«Alle Bemühungen, dass die hier bestens integrierte Familie in der Schweiz bleiben kann, waren leider vergeblich», ist in einer Mitteilung vom 10. Juni auf der Homepage der reformierten Kirche Kilchberg zu lesen. Anfangs dieser Woche sei der Kirchgemeinde unmissverständlich mitgeteilt worden, dass die Familie die Schweiz definitiv verlassen müsse, heisst es in der Mitteilung, die von der Kilchberger Pfarrerin Sibylle Forrer und ihrem Mann Daniel Ernst unterzeichnet worden ist.
Danach sei es der Kirchgemeinde ein Anliegen gewesen, der Familie eine einvernehmliche Ausreise zu ermöglichen. «Dies ist uns in engem Kontakt mit der kantonalen Sicherheitsdirektion, der Zürcher Landeskirche und dem Unterstützungskomitee ‹Hier zuhause› gelungen.»
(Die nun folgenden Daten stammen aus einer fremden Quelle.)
template <int KZ>
NBK_DEV void joint_apply_axis_f(const float* M, const float* toff, const XfF& P, float s, float c, XfF& o) {
    constexpr int U = (KZ + 1) % 3, V = (KZ + 2) % 3;
    float Lu[3], Lv[3];
#pragma unroll
    for (int r = 0; r < 3; ++r) {
        Lu[r] = __builtin_fmaf(s, M[18 + 3 * r + U], -c * M[9 + 3 * r + U]);
// ... 250 lines not shown
        const float* tab_rnd = ft.rnd;
        const float* tab_wkey2 = ft.wkey2;
#define NBK_ENQUEUE(cond_, pidx_)                                                                                               \
        {                                                                                                                       \
            const bool c_ = (cond_);                                                                                            \
            const unsigned long long cm_ = __builtin_amdgcn_ballot_w64(c_);                                                     \
            if (cm_ != 0ull) {                                                                                                  \
                if (c_) {                                                                                                       \
                    const int pos_ = qn + (int)__builtin_amdgcn_mbcnt_hi((unsigned)(cm_ >> 32), __builtin_amdgcn_mbcnt_lo((unsigned)cm_, 0u)); \
                    lds_queue[pos_] = ((unsigned)(pidx_) << 6) | (unsigned)lane;                                                \
                }                                                                                                               \
                qn += __builtin_popcountll(cm_);                                                                                \
            }                                                                                                                   \
        }
#define NBK_ROOM(slots_)                                                                                                        \
        if (qn > qcap - (slots_) * WAVE) { flush_items(m, lds_queue, qn, base, q_count, q_items, cap, lane, es.ovf); qn = 0; }
#if defined(NBK_BF32_ABL) && NBK_BF32_ABL == 5
        for (int wi = 0; wi < (e2 == 12345.0f ? n_reach : 0); ++wi) {
#else
        for (int wi = 0; wi < n_reach; ++wi) {
#endif
            const int w = ft.wlist[wi];
            const float* wc = m.f_tab + m.f_wc + 18 * w;
            const int wk = m.ws_kind[w];
            const Row16f wkey2r = *reinterpret_cast<const Row16f*>(tab_wkey2 + w * 16);
            const Row16f wcertr = *reinterpret_cast<const Row16f*>(tab_wcert + w * 16);
            const Row16f wkeyr = *reinterpret_cast<const Row16f*>(tab_wkey + w * 16);
            bool c[S];
            bool ch = false;
#pragma unroll
            for (int a = 0; a < S; ++a) c[a] = false;
// ... 132 lines not shown
                    }
                    hit = hit || (acc_f < 0);
                    const bool live = active && !hit;
                    NBK_ROOM(S)
#pragma unroll
                    for (int b = a + 1; b < S; ++b) {
                        const V2i ei = __builtin_bit_cast(V2i, ev[b / 2]);
                        NBK_ENQUEUE(((b % 2) ? ei.y : ei.x) < 0 && live, ft.rp[a * 16 + b]);
                    }
                }
            }
        }
#undef NBK_ENQUEUE
#undef NBK_ROOM
        NBK_BSTAMP(4);
        if (qn > 0) flush_items(m, lds_queue, qn, base, q_count, q_items, cap, lane, es.ovf);
        const unsigned long long word = __builtin_amdgcn_ballot_w64(hit && active);
        if (mask_bits != nullptr && lane == 0) mask_bits[blockIdx.x] = word;
        if (mask_bytes != nullptr && active) mask_bytes[base + lane] = hit ? 1 : 0;
#ifdef NBK_BF32_STAMP
        NBK_BSTAMP(5);
        if (lane == 0) { unsigned long long* pr_ = g_broad_prof + 8 * (blockIdx.x & 16383u); for (int e_ = 0; e_ < 5; ++e_) pr_[e_] += bstamp[e_ + 1] - bstamp[e_]; pr_[7] += 1ull; }
#endif
        return;
    }
    const bool cert_ok = e2 <= m.f_e2max;
    bool certh = false;
    for (int wi = 0; wi < n_reach; ++wi) {
        const int w = ft.wlist[wi];
        const float* wc = m.f_tab + m.f_wc + 18 * w;
        const int wk = m.ws_kind[w];
// ... 73 lines not shown
        }
        hit = hit || (cert_ok && certh);
        if (!active || hit || (NBK_DBG(m) & 4)) bits = 0ull;
        while (true) {
            const bool has = bits != 0ull;
            const unsigned long long bal = __builtin_amdgcn_ballot_w64(has);
            if (bal == 0ull) break;
            if (has) {
                const int bit = __builtin_ctzll(bits);
                bits &= bits - 1ull;
                const unsigned p = (unsigned)tab_wp[w * 16 + bit];
                const int pos = qn + (int)__builtin_amdgcn_mbcnt_hi((unsigned)(bal >> 32), __builtin_amdgcn_mbcnt_lo((unsigned)bal, 0u));
                lds_queue[pos] = (p << 6) | (unsigned)lane;
            }
            qn += __builtin_popcountll(bal);
            if (qn > BQ_CAP - WAVE) { flush_items(m, lds_queue, qn, base, q_count, q_items, cap, lane, es.ovf); qn = 0; }
        }
    }
    if (m.bq_count[1] > 0) {
#pragma unroll
        for (int a = 0; a < S - 1; ++a) {
            unsigned long long bits = 0ull;
#pragma unroll
            for (int b = a + 1; b < S; ++b) {
                const float rs = tab_rkey[a * 16 + b];
                const float r = rs + e2;
                const float dx = cx(a) - cx(b), dy = cy(a) - cy(b), dz = cz(a) - cz(b);
                const float dd = __builtin_fmaf(dz, dz, __builtin_fmaf(dy, dy, dx * dx));
                bits |= (rs >= 0.0f && dd < r * r * up) ? (1ull << b) : 0ull;
                certh = certh || (dd < tab_rcert[a * 16 + b]);
            }
            hit = hit || (cert_ok && certh);
            if (!active || hit) bits = 0ull;
            while (true) {
                const bool has = bits != 0ull;
                const unsigned long long bal = __builtin_amdgcn_ballot_w64(has);
                if (bal == 0ull) break;
                if (has) {
                    const int bit = __builtin_ctzll(bits);
                    bits &= bits - 1ull;
                    const unsigned p = (unsigned)ft.rp[a * 16 + bit];
                    const int pos = qn + (int)__builtin_amdgcn_mbcnt_hi((unsigned)(bal >> 32), __builtin_amdgcn_mbcnt_lo((unsigned)bal, 0u));
                    lds_queue[pos] = (p << 6) | (unsigned)lane;
                }
                qn += __builtin_popcountll(bal);
                if (qn > BQ_CAP - WAVE) { flush_items(m, lds_queue, qn, base, q_count, q_items, cap, lane, es.ovf); qn = 0; }
            }
        }
    }
    if (qn > 0) flush_items(m, lds_queue, qn, base, q_count, q_items, cap, lane, es.ovf);
    const unsigned long long word = __builtin_amdgcn_ballot_w64(hit && active);
    if (mask_bits != nullptr && lane == 0) mask_bits[blockIdx.x] = word;
    if (mask_bytes != nullptr && active) mask_bytes[base + lane] = hit ? 1 : 0;
}
#undef cx
#undef cy
#undef cz
#undef cx2v
#undef cy2v
#undef cz2v

NBK_DEV void build_core(const DevModel& m, int ref, const Xf& T, Core& o) {
    const bool robot = ref >= 0;
    const int w = robot ? 0 : ~ref;
    const double* wc = m.ws_core + 18 * w;
// ... 20 lines not shown
}

constexpr int NARROW_T = 64;
constexpr int HULL_LDS_MAX = 16 * 1024;
static inline size_t narrow_hull_lds(int hull_blob_n) { return (hull_blob_n > 0 && (size_t)hull_blob_n * 8 <= (size_t)HULL_LDS_MAX) ? (size_t)hull_blob_n * 8 : 0; }
#ifndef NARROW_WAVES_GEN
#define NARROW_WAVES_GEN 2
#endif
constexpr int NARROW_WAVES_BOOL = 2;

NBK_DEV void mark_hit(long long b, uint64_t* mask_bits, uint8_t* mask_bytes) {
    if (mask_bits != nullptr) atomicOr(reinterpret_cast<unsigned long long*>(mask_bits) + (b >> 6), 1ull << (b & 63));
    if (mask_bytes != nullptr) mask_bytes[b] = 1;
}

#ifndef NBK_WALK_BRANCHED
#define NBK_WALK_BRANCHED 0
#endif
template <int INFL, int KA, int KB>
NBK_DEV void narrow_walk(GjkBool& gb, const Core& A, const Core& Bc, double tc, bool& have, bool& hard, long long b,
                         uint64_t* mask_bits, uint8_t* mask_bytes, unsigned& trips) {
    constexpr bool STRAIGHT = !NBK_WALK_BRANCHED && (INFL == 0 || INFL == 1) && (KA == K_BOX || KA == K_CYL) && (KB == K_BOX || KB == K_CYL);
    if constexpr (STRAIGHT) {
        bool hit = false;
        int r = gjkb_step_sl<INFL, KA, KB, true>(gb, A, Bc, tc);
        while (true) {
            trips += 1u;
            hit = hit || (have && r == 2);
            hard = hard || (have && r == 3);
            have = have && r == 0;
            if (__builtin_amdgcn_ballot_w64(have) == 0ull) break;
            r = gjkb_step_sl<INFL, KA, KB, false>(gb, A, Bc, tc);
        }
        if (hit) mark_hit(b, mask_bits, mask_bytes);
    } else {
        while (__builtin_amdgcn_ballot_w64(have) != 0ull) {
            trips += 1u;
            if (have) {
                const int r = gjkb_step_k<INFL, KA, KB>(gb, A, Bc, tc);
                if (r != 0) { if (r == 2) mark_hit(b, mask_bits, mask_bytes); hard = hard || r == 3; have = false; }
            }
        }
    }
}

Die Familie habe am Mittwochabend Abschied von ihren engsten Freunden genommen und sei am Donnerstagmorgen ohne Widerstand in Begleitung der Polizei, eines Arztes und einem Mitglied der Antifolterkommission nach Moskau ausgereist.
Zwangsausschaffung verhindert
«Obwohl wir bis zuletzt vergeblich dafür gekämpft haben, dass die Familie in der Schweiz bleiben kann, war das Kirchenasyl insofern doch erfolgreich, als dadurch eine Zwangsausschaffung verhindert werden konnte. Bei einer Zwangsausschaffung durch die Polizei wären für die Familie alle vereinbarten Rückkehrhilfen von Seiten der Behörden entfallen», heisst es in der Mitteilung auf der Homepage.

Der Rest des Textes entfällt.